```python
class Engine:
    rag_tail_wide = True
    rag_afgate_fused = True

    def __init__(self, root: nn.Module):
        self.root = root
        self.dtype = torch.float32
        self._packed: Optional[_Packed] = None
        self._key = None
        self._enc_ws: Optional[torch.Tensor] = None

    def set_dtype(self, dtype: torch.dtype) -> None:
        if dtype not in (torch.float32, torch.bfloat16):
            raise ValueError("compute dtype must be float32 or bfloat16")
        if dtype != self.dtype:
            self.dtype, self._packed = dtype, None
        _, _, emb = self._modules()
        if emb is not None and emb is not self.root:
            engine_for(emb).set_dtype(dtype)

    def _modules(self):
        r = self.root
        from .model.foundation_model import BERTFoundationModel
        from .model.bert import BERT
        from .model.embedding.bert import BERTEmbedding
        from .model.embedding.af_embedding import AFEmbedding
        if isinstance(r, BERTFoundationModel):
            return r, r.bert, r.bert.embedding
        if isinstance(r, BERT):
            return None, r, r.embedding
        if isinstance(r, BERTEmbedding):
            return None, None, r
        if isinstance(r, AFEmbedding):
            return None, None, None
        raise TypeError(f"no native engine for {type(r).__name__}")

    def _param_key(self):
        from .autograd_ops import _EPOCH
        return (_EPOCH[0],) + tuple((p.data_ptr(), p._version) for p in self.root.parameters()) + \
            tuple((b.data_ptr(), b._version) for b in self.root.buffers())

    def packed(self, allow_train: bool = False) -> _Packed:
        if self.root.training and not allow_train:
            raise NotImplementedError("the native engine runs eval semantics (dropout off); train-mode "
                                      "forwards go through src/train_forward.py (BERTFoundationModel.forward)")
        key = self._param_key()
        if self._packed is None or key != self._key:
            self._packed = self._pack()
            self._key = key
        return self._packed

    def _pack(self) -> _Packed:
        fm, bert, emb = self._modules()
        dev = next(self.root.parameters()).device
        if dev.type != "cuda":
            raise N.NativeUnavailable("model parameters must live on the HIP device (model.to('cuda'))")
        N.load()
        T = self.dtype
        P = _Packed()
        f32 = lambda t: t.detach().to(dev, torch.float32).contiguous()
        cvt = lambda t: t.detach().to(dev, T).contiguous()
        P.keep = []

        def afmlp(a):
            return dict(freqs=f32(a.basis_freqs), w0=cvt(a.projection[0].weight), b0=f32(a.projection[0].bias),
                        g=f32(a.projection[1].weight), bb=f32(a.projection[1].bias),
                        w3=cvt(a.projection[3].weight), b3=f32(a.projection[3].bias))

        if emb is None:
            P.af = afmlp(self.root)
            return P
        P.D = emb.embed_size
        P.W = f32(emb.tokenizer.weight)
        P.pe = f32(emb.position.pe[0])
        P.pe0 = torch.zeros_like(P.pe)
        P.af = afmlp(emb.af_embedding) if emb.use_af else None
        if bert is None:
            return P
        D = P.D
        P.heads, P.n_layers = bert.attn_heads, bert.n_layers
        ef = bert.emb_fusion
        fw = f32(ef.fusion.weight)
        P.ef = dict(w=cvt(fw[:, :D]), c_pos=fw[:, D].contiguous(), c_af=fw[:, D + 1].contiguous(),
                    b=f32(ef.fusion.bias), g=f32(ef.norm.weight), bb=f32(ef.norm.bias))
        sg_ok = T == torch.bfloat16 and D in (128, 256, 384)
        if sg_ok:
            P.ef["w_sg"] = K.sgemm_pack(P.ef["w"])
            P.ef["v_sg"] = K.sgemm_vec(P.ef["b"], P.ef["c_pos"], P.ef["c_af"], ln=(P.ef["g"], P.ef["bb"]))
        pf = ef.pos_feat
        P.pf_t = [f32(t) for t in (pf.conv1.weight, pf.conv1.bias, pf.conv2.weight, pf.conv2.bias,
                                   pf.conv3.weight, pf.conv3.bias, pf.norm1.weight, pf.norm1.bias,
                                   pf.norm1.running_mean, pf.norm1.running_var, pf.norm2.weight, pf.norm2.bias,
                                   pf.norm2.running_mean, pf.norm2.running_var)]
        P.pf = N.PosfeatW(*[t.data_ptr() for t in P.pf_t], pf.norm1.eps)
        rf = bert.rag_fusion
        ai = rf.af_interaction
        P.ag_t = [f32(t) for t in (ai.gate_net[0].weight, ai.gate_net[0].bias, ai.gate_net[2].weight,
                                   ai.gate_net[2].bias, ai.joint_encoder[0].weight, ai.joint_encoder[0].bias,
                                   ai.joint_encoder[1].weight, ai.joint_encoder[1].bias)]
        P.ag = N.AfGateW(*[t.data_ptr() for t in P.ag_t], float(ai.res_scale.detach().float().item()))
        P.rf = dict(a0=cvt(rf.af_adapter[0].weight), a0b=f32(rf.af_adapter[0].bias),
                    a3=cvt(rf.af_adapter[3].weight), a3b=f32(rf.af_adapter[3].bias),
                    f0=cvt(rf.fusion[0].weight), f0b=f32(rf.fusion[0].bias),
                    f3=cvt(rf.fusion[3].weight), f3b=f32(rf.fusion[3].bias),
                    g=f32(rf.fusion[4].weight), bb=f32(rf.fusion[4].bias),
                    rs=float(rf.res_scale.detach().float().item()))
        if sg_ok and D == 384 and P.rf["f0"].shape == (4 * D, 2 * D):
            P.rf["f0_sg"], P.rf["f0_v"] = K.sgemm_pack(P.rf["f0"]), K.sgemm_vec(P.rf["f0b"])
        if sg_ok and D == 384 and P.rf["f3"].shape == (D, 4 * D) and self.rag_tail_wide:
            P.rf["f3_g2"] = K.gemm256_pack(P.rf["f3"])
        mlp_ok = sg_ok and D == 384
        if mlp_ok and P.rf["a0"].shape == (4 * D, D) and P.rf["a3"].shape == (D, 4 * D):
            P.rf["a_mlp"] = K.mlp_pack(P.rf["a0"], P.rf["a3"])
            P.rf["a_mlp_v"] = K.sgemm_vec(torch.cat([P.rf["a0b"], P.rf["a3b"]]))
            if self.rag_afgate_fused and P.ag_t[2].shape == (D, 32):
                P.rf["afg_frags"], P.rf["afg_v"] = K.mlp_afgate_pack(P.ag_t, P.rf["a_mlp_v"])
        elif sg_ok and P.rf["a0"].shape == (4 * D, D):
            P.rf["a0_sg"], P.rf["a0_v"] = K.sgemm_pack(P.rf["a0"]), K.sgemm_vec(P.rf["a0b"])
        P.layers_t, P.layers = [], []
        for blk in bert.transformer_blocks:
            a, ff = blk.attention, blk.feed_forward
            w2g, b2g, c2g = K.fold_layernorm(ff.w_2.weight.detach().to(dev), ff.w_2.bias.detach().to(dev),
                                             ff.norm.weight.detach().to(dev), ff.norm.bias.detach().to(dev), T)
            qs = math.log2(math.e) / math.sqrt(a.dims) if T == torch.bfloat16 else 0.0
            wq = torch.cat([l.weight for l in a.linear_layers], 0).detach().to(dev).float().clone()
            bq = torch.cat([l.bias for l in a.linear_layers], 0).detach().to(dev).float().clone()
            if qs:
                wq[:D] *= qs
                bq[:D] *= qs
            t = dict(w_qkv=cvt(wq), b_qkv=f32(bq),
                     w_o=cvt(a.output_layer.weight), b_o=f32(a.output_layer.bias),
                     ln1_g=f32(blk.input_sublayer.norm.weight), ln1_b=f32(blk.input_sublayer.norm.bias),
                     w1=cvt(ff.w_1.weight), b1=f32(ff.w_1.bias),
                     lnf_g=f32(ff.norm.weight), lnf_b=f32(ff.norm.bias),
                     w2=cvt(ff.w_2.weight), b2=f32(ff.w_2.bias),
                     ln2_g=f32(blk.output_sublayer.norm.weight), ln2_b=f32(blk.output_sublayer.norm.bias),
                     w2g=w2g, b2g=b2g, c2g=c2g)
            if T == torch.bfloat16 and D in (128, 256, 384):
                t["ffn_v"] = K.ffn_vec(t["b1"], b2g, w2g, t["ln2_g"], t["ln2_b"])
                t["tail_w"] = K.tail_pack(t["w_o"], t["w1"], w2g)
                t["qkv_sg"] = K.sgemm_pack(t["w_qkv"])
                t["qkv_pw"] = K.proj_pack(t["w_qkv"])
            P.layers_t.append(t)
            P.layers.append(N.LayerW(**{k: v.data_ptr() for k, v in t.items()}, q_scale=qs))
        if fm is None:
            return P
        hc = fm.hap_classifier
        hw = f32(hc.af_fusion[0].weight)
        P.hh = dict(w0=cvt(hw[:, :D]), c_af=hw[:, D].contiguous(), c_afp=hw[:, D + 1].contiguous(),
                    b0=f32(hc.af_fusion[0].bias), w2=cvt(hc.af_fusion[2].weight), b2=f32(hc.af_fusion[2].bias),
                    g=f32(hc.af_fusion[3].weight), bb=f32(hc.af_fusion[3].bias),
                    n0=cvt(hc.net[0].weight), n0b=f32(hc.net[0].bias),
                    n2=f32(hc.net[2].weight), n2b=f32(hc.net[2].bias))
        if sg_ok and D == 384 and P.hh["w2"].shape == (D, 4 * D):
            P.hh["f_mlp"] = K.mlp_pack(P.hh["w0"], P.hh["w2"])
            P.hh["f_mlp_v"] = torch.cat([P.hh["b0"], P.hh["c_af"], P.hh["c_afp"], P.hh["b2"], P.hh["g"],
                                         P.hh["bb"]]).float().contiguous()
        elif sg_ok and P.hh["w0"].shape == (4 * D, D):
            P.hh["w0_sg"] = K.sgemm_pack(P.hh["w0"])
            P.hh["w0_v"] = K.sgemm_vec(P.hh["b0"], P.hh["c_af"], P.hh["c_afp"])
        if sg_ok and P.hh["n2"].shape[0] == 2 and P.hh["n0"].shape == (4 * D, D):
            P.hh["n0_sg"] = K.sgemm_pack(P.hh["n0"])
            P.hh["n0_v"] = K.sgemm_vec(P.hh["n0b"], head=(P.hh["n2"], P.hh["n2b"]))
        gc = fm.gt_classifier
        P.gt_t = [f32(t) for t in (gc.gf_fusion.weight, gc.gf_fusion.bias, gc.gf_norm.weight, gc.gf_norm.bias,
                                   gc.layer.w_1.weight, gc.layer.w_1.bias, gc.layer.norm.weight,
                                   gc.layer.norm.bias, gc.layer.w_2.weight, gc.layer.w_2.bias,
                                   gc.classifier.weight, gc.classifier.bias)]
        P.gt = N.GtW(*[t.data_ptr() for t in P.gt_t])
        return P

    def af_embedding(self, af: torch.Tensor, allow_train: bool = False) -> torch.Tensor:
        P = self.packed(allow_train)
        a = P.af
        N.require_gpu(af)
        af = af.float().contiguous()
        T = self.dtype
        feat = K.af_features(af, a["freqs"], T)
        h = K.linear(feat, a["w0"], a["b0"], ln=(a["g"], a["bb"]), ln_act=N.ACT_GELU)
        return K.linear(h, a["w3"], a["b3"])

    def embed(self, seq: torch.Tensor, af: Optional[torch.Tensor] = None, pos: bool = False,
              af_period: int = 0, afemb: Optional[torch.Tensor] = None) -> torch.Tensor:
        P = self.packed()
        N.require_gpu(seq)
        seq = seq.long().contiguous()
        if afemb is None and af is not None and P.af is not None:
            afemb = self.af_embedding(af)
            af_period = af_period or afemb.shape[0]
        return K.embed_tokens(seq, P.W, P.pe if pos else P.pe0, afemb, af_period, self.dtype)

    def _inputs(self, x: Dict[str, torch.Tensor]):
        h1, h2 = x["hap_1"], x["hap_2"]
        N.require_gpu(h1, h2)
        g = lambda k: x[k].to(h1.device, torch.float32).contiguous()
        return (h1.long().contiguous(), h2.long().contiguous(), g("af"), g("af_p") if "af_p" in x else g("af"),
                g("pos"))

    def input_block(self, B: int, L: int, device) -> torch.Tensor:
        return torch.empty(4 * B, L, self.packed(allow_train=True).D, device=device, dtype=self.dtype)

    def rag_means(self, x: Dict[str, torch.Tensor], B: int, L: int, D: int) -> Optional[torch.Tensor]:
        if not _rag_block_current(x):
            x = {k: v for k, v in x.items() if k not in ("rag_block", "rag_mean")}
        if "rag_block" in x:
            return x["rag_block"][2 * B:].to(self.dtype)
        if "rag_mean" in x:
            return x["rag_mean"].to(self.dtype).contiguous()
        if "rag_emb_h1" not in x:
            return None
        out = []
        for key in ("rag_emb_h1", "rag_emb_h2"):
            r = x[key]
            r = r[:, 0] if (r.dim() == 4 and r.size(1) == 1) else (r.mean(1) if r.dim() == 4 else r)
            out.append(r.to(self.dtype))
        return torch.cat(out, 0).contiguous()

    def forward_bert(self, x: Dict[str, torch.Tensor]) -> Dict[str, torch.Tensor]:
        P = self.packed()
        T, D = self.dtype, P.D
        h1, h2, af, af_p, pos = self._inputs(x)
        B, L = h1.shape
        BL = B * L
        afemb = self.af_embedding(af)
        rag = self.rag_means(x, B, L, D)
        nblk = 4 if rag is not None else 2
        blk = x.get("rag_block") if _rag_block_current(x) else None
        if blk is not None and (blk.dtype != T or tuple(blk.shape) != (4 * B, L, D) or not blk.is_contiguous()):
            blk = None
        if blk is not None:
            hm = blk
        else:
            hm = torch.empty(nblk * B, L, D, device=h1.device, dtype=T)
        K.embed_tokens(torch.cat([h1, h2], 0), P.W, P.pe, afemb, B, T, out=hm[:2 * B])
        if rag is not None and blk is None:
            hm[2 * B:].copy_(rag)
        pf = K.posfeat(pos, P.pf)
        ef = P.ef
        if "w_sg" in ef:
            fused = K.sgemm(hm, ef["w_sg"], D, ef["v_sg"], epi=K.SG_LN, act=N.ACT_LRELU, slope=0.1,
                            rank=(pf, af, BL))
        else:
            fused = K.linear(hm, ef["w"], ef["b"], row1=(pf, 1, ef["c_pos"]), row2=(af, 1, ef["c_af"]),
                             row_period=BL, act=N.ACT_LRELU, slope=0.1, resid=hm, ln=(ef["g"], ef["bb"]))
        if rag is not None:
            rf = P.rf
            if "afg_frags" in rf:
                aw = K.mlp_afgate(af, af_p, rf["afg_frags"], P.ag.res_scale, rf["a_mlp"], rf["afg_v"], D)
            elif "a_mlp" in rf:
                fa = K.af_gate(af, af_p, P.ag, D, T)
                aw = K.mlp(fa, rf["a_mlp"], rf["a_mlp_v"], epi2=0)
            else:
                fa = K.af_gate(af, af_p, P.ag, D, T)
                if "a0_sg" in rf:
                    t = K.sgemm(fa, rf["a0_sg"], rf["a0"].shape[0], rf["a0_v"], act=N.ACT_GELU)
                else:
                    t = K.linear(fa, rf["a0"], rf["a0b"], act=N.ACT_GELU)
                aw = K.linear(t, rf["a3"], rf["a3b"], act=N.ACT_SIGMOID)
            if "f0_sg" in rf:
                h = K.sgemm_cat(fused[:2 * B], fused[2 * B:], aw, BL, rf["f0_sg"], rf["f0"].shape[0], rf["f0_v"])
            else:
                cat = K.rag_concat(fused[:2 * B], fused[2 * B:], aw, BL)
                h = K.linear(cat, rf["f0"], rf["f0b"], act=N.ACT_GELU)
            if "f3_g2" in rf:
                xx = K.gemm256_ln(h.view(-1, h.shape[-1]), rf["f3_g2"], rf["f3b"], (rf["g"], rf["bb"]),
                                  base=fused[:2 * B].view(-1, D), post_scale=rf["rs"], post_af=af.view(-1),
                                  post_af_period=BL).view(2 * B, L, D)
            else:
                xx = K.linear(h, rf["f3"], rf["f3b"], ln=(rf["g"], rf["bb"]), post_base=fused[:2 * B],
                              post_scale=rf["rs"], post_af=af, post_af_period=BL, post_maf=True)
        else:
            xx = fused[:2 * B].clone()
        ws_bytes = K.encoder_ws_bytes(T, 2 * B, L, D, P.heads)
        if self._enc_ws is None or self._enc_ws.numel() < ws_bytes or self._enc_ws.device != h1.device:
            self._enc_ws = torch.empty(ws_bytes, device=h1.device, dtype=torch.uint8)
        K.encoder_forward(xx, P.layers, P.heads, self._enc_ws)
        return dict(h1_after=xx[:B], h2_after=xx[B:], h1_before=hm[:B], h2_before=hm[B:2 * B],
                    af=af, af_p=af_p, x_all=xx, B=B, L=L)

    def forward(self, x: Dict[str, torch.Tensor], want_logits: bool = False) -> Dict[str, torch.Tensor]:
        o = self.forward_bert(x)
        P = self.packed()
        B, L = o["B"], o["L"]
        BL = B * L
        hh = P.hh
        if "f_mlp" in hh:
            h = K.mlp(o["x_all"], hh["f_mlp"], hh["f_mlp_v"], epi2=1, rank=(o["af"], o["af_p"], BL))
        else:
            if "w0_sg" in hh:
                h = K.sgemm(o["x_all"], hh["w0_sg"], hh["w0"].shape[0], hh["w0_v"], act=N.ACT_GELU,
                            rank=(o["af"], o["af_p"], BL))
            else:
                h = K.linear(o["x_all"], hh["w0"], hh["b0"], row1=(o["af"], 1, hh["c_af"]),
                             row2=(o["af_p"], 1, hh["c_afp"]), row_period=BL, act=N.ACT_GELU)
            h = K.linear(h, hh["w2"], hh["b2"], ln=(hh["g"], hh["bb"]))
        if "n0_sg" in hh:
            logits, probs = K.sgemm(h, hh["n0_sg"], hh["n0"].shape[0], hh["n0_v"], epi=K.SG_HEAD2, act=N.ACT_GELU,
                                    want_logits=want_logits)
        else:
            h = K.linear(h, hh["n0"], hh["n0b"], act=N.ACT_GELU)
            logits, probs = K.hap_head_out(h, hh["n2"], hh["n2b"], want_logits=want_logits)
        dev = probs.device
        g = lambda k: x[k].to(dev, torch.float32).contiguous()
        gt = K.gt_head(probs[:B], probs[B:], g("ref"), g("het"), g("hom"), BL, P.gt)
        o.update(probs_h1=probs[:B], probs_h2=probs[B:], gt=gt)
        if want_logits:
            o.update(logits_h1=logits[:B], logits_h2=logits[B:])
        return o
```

★ ★ ★

> **YOUR GOAL**: Each line in the material above that mentions the word "clone" must be copied.

> **EXERCISE RESPONSE**:
            wq = torch.cat([l.weight for l in a.linear_layers], 0).detach().to(dev).float().clone()
            bq = torch.cat([l.bias for l in a.linear_layers], 0).detach().to(dev).float().clone()
            xx = fused[:2 * B].clone()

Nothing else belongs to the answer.